- AIM OF THE EXERCISE: Please copy each line below that contains the string "modules".

»»

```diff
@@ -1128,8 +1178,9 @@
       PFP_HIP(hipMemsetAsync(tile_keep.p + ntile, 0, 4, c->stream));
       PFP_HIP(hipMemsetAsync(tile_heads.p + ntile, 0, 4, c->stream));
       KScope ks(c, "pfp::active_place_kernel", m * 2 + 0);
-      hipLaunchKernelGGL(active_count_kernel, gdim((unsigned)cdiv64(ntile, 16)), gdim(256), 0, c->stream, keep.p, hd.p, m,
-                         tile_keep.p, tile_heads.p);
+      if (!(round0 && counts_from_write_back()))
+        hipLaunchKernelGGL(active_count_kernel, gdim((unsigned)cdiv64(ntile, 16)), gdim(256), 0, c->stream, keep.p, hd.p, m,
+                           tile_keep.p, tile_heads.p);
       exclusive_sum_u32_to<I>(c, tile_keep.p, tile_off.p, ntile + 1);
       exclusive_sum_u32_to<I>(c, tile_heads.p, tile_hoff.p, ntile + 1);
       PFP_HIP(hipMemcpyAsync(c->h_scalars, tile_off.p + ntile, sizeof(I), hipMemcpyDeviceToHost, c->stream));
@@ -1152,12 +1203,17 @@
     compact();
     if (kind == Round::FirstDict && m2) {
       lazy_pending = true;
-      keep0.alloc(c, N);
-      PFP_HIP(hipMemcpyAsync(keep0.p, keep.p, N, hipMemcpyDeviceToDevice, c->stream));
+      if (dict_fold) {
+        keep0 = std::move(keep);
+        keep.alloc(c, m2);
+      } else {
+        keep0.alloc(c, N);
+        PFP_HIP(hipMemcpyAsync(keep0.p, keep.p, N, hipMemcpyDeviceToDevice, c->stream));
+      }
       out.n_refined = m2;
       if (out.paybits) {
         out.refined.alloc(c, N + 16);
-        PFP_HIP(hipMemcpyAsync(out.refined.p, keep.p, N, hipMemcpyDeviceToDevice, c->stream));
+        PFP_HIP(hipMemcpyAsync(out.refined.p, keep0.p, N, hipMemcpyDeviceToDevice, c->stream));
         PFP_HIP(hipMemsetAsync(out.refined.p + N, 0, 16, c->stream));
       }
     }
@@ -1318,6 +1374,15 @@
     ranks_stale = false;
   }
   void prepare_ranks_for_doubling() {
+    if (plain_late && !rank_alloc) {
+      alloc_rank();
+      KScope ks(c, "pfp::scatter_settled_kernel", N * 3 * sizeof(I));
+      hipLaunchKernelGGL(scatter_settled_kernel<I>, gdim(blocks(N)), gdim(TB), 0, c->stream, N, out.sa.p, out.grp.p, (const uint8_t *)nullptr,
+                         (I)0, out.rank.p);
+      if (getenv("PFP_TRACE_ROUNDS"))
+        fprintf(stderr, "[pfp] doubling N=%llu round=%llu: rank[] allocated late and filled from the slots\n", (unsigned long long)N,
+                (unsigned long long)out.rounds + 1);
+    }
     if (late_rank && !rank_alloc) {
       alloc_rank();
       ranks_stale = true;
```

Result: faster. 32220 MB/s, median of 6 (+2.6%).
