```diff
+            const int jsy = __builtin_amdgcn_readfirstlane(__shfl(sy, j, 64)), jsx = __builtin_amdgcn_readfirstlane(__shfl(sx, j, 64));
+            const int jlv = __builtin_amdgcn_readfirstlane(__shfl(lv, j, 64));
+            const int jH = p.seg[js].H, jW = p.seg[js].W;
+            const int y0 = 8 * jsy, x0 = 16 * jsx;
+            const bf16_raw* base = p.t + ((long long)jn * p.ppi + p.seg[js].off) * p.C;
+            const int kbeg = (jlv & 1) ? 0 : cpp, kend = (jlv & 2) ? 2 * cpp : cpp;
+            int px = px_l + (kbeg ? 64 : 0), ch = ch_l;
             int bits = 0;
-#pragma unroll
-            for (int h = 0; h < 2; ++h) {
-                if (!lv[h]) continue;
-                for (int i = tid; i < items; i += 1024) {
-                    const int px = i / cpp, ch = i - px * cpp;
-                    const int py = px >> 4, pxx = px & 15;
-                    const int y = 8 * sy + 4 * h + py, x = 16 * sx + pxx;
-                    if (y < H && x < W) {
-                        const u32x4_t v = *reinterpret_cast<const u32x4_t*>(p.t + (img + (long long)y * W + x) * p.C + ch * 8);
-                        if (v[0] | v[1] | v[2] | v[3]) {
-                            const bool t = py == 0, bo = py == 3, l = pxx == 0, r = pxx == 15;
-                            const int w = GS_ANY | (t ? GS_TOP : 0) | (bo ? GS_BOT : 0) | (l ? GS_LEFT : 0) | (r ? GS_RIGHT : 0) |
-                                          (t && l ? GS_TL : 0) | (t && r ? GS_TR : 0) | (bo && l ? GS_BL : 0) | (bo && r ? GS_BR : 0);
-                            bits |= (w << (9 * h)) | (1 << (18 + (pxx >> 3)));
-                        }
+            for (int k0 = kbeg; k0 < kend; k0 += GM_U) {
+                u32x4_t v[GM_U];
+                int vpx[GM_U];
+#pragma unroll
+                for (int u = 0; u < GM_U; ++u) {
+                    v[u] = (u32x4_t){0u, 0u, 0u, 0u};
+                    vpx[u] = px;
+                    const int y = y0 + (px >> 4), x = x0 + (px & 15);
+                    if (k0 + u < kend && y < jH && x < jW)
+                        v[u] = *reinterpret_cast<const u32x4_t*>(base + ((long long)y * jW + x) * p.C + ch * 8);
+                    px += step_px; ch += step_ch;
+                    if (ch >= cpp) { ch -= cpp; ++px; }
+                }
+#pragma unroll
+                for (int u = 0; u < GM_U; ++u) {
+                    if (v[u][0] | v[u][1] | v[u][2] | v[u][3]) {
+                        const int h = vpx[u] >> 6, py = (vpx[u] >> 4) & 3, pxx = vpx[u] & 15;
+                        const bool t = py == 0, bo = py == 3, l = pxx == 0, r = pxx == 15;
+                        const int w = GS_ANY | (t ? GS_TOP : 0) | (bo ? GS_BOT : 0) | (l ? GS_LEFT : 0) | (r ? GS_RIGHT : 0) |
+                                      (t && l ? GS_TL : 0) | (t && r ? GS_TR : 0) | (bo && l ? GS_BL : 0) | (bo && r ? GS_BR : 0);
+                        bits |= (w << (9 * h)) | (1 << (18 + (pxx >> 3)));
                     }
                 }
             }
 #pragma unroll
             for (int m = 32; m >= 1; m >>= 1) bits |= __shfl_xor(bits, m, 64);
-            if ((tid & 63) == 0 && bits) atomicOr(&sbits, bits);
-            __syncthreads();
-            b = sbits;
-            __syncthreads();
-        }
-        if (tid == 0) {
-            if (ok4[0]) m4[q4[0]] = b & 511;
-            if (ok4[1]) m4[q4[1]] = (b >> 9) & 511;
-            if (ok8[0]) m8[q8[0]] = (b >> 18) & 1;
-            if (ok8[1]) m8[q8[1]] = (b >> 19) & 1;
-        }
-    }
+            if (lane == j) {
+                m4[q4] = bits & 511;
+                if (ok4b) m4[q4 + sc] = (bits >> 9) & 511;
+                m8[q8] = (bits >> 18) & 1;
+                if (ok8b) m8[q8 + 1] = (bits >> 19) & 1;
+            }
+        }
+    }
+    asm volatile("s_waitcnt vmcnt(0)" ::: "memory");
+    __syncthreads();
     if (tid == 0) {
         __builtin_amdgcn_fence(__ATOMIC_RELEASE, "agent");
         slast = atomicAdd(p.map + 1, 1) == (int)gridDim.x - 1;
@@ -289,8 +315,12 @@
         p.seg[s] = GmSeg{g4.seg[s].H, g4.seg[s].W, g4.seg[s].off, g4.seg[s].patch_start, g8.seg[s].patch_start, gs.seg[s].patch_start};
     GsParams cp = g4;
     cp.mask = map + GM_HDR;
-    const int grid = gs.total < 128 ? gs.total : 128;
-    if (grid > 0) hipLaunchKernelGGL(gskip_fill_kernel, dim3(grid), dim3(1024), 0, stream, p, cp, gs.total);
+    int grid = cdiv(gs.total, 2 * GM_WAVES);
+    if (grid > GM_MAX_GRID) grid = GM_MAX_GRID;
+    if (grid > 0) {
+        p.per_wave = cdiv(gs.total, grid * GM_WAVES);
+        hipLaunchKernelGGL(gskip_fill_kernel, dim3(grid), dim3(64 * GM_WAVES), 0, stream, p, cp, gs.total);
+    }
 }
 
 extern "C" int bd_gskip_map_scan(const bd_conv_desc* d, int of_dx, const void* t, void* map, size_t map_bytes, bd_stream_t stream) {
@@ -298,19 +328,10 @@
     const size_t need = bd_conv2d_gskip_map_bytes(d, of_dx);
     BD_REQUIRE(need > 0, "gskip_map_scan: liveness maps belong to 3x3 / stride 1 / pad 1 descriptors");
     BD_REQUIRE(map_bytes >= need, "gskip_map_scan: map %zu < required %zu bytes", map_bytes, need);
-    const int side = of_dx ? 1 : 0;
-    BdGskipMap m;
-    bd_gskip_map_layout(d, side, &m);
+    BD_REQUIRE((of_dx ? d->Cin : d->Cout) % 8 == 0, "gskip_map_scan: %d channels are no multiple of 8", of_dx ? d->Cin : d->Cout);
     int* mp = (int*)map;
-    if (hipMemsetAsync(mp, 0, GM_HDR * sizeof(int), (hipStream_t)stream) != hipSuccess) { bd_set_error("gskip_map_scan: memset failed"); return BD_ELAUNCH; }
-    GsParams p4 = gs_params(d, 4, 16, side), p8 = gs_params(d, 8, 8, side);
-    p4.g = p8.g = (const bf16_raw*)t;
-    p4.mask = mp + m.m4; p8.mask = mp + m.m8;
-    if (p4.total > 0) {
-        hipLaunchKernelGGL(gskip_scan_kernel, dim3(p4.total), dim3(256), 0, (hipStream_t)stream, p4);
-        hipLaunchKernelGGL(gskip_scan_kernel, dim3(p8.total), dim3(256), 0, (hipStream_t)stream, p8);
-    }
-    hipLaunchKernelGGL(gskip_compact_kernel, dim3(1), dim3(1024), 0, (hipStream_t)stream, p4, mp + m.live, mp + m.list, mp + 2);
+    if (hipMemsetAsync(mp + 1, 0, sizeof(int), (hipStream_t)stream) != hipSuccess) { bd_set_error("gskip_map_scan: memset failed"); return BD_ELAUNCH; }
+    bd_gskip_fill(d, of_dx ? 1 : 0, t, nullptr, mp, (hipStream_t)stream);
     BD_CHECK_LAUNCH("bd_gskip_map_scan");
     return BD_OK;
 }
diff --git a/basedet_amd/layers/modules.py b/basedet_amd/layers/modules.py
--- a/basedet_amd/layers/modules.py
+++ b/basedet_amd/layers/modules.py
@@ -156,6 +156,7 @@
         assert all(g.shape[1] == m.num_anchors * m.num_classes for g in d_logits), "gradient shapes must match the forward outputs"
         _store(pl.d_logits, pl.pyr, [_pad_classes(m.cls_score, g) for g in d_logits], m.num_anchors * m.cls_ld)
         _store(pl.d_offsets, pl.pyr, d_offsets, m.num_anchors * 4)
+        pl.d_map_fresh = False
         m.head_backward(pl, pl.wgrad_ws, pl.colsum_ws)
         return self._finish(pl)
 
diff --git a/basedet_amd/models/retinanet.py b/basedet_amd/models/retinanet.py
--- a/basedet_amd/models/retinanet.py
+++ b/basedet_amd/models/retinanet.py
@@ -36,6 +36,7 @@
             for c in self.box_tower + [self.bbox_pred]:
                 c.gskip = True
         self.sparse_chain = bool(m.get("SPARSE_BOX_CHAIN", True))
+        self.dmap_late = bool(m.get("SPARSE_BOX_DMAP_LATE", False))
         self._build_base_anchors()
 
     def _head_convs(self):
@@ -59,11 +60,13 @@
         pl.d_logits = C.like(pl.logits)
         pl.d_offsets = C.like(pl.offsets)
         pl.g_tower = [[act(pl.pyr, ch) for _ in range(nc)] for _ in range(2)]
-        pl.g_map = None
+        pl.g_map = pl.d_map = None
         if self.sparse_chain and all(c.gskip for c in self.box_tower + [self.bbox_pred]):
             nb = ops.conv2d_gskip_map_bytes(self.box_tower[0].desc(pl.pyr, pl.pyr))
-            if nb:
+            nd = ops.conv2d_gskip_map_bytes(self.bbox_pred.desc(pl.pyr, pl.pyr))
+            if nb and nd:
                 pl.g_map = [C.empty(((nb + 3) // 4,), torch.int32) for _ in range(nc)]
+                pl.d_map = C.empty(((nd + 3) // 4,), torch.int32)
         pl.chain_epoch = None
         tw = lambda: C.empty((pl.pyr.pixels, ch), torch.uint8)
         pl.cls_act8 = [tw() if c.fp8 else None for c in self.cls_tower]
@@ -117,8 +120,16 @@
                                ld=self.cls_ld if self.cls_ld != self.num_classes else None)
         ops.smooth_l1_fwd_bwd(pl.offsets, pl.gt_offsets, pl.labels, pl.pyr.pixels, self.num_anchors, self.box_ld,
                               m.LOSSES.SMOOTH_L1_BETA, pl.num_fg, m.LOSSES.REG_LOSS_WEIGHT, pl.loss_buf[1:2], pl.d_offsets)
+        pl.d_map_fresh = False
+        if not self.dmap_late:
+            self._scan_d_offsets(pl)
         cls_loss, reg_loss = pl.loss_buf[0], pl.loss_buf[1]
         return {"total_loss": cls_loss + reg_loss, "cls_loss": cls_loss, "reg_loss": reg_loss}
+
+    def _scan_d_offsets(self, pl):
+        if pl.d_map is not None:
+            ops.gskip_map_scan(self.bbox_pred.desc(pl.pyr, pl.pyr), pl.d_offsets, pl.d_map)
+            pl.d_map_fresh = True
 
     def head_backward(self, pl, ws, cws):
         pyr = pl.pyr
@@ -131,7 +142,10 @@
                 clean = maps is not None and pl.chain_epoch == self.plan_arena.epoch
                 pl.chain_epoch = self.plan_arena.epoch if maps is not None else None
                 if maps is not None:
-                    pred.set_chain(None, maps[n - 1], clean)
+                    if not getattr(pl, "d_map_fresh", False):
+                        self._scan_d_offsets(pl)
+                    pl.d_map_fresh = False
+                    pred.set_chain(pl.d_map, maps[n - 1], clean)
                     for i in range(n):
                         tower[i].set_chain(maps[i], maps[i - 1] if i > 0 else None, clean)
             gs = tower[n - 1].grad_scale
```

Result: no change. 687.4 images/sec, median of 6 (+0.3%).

««

- REPLY:
diff --git a/basedet_amd/layers/modules.py b/basedet_amd/layers/modules.py
--- a/basedet_amd/layers/modules.py
+++ b/basedet_amd/layers/modules.py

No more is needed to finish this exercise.